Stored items
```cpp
template <class In, class Out>
int inclusive_sum(Workspace ws, In in, Out out, int n, hipStream_t stream, std::string* err) {
  HIPCHK(hipcub::DeviceScan::InclusiveSum(ws.p, ws.bytes, in, out, n, stream));
  return OTR_OK;
}

template <class K, class V>
int sort_pairs(Workspace ws, const K* k_in, K* k_out, const V* v_in, V* v_out, int n, int begin_bit, int end_bit,
               hipStream_t stream, std::string* err) {
  HIPCHK(hipcub::DeviceRadixSort::SortPairs(ws.p, ws.bytes, k_in, k_out, v_in, v_out, n, begin_bit, end_bit, stream));
  return OTR_OK;
}

template <class In, class Out>
int pool_scan(DevPool& pool, int slot, In in, Out out, int64_t n, hipStream_t stream, std::string* err) {
  Workspace ws;
  if (int rc = scan_bytes(in, out, (int)n, &ws.bytes, stream, err)) return rc;
  ws.p = pool.get<char>(slot, ws.bytes);
  return inclusive_sum(ws, in, out, (int)n, stream, err);
}

template <class K, class V>
int pool_sort(DevPool& pool, int slot, const K* k_in, K* k_out, const V* v_in, V* v_out, int64_t n, int begin_bit,
              int end_bit, hipStream_t stream, std::string* err) {
  Workspace ws;
  if (int rc = sort_bytes(k_in, k_out, v_in, v_out, (int)n, begin_bit, end_bit, &ws.bytes, stream, err)) return rc;
  ws.p = pool.get<char>(slot, ws.bytes);
  return sort_pairs(ws, k_in, k_out, v_in, v_out, (int)n, begin_bit, end_bit, stream, err);
}

template <class T>
struct Fetch {
  T* host;
  const T* dev;
};
template <class T>
Fetch<T> fetch(T* host, const T* dev) {
  return Fetch<T>{host, dev};
}
template <class... T>
int read_back(hipStream_t stream, std::string* err, Fetch<T>... f) {
  hipError_t e = hipSuccess;
  ((e = e != hipSuccess ? e : hipMemcpyAsync(f.host, f.dev, sizeof(T), hipMemcpyDeviceToHost, stream)), ...);
  HIPCHK(e);
  HIPCHK(hipStreamSynchronize(stream));
  return OTR_OK;
}

}
```

### reporter_amd/csrc/otr_engine.h

```cpp
#pragma once
#include <hip/hip_runtime.h>

#include <shared_mutex>
#include <string>
#include <vector>

#include "../../include/otr.h"
#include "otr_device.h"
#include "otr_hostdev.h"
#include "otr_tiers.h"

namespace otr {

struct Config {
  ModeParams mp;
  std::string graph_path;
  int device = 0;
};

ModeParams default_mode_params();
void finalize_params(MatchParams* p);
const char* check_params(const MatchParams& p);

struct GraphState {
  bool ready = false;
  int device = 0;
  DevGraph dg{};
  ModeParams defaults{};
  std::vector<void*> allocs;
  uint64_t n_nodes = 0, n_edges = 0, n_segments = 0;
  std::vector<unsigned long long> seg_id;
  std::shared_mutex mu;
};

GraphState& graph_state();
int engine_configure(const Config& cfg, std::string* err);

struct ReportLists {
  int32_t n;
  const int64_t* seg_off;
  const unsigned long long* seg_id;
  const double *start, *end;
  const uint8_t* internal;
  const int32_t* queue;
  const uint8_t* has_length;
  const int32_t *length, *begin_shape;
  const int64_t* end_time;
  const double* threshold;
  const uint32_t *rl, *tl;
  unsigned long long *rep_id, *rep_next;
  double *rep_t0, *rep_t1;
  int32_t *rep_length, *rep_queue, *n_rep, *shape_used, *counts;
  double* lengths;
  int32_t* length_set;
};

int report_lists_device(const ReportLists& h, std::string* err);

struct GSlab {
  uint32_t* key = nullptr;
  unsigned long long* lab = nullptr;
  uint32_t* qmark = nullptr;
  uint32_t* fr = nullptr;
  uint32_t* touched = nullptr;
};

void turn_table(double factor, int32_t* tab181);

uint64_t uuid_key_host(const char* uuid, int64_t len);

struct SessionStore;
void sessions_destroy(SessionStore* s);

struct SessionReports {
  int64_t n_windows, n_reports;
  const int64_t *trigger, *rep_off;
  const unsigned long long *id, *next_id;
  const double *t0, *t1;
  const int32_t *length, *queue_length;
  bool* added;
};
bool sessions_last_reports(SessionStore* s, SessionReports* out);

struct TileStore;
void tile_store_destroy(TileStore* s);

struct TileText;
void tile_text_destroy(TileText* t);

struct CulledRows {
  const otr_tile_row* sorted;
  const otr_tile_row* kept;
  const int64_t* kept_incl;
  int64_t n_kept;
};
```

• [Directions for this task] Reproduce the records exactly as they appear.

• [Result of the task]
```cpp
template <class In, class Out>
int inclusive_sum(Workspace ws, In in, Out out, int n, hipStream_t stream, std::string* err) {
  HIPCHK(hipcub::DeviceScan::InclusiveSum(ws.p, ws.bytes, in, out, n, stream));
  return OTR_OK;
}

template <class K, class V>
int sort_pairs(Workspace ws, const K* k_in, K* k_out, const V* v_in, V* v_out, int n, int begin_bit, int end_bit,
               hipStream_t stream, std::string* err) {
  HIPCHK(hipcub::DeviceRadixSort::SortPairs(ws.p, ws.bytes, k_in, k_out, v_in, v_out, n, begin_bit, end_bit, stream));
  return OTR_OK;
}

template <class In, class Out>
int pool_scan(DevPool& pool, int slot, In in, Out out, int64_t n, hipStream_t stream, std::string* err) {
  Workspace ws;
  if (int rc = scan_bytes(in, out, (int)n, &ws.bytes, stream, err)) return rc;
  ws.p = pool.get<char>(slot, ws.bytes);
  return inclusive_sum(ws, in, out, (int)n, stream, err);
}

template <class K, class V>
int pool_sort(DevPool& pool, int slot, const K* k_in, K* k_out, const V* v_in, V* v_out, int64_t n, int begin_bit,
              int end_bit, hipStream_t stream, std::string* err) {
  Workspace ws;
  if (int rc = sort_bytes(k_in, k_out, v_in, v_out, (int)n, begin_bit, end_bit, &ws.bytes, stream, err)) return rc;
  ws.p = pool.get<char>(slot, ws.bytes);
  return sort_pairs(ws, k_in, k_out, v_in, v_out, (int)n, begin_bit, end_bit, stream, err);
}

template <class T>
struct Fetch {
  T* host;
  const T* dev;
};
template <class T>
Fetch<T> fetch(T* host, const T* dev) {
  return Fetch<T>{host, dev};
}
template <class... T>
int read_back(hipStream_t stream, std::string* err, Fetch<T>... f) {
  hipError_t e = hipSuccess;
  ((e = e != hipSuccess ? e : hipMemcpyAsync(f.host, f.dev, sizeof(T), hipMemcpyDeviceToHost, stream)), ...);
  HIPCHK(e);
  HIPCHK(hipStreamSynchronize(stream));
  return OTR_OK;
}

}
```

### reporter_amd/csrc/otr_engine.h

```cpp
#pragma once
#include <hip/hip_runtime.h>

#include <shared_mutex>
#include <string>
#include <vector>

#include "../../include/otr.h"
#include "otr_device.h"
#include "otr_hostdev.h"
#include "otr_tiers.h"

namespace otr {

struct Config {
  ModeParams mp;
  std::string graph_path;
  int device = 0;
};

ModeParams default_mode_params();
void finalize_params(MatchParams* p);
const char* check_params(const MatchParams& p);

struct GraphState {
  bool ready = false;
  int device = 0;
  DevGraph dg{};
  ModeParams defaults{};
  std::vector<void*> allocs;
  uint64_t n_nodes = 0, n_edges = 0, n_segments = 0;
  std::vector<unsigned long long> seg_id;
  std::shared_mutex mu;
};

GraphState& graph_state();
int engine_configure(const Config& cfg, std::string* err);

struct ReportLists {
  int32_t n;
  const int64_t* seg_off;
  const unsigned long long* seg_id;
  const double *start, *end;
  const uint8_t* internal;
  const int32_t* queue;
  const uint8_t* has_length;
  const int32_t *length, *begin_shape;
  const int64_t* end_time;
  const double* threshold;
  const uint32_t *rl, *tl;
  unsigned long long *rep_id, *rep_next;
  double *rep_t0, *rep_t1;
  int32_t *rep_length, *rep_queue, *n_rep, *shape_used, *counts;
  double* lengths;
  int32_t* length_set;
};

int report_lists_device(const ReportLists& h, std::string* err);

struct GSlab {
  uint32_t* key = nullptr;
  unsigned long long* lab = nullptr;
  uint32_t* qmark = nullptr;
  uint32_t* fr = nullptr;
  uint32_t* touched = nullptr;
};

void turn_table(double factor, int32_t* tab181);

uint64_t uuid_key_host(const char* uuid, int64_t len);

struct SessionStore;
void sessions_destroy(SessionStore* s);

struct SessionReports {
  int64_t n_windows, n_reports;
  const int64_t *trigger, *rep_off;
  const unsigned long long *id, *next_id;
  const double *t0, *t1;
  const int32_t *length, *queue_length;
  bool* added;
};
bool sessions_last_reports(SessionStore* s, SessionReports* out);

struct TileStore;
void tile_store_destroy(TileStore* s);

struct TileText;
void tile_text_destroy(TileText* t);

struct CulledRows {
  const otr_tile_row* sorted;
  const otr_tile_row* kept;
  const int64_t* kept_incl;
  int64_t n_kept;
};
```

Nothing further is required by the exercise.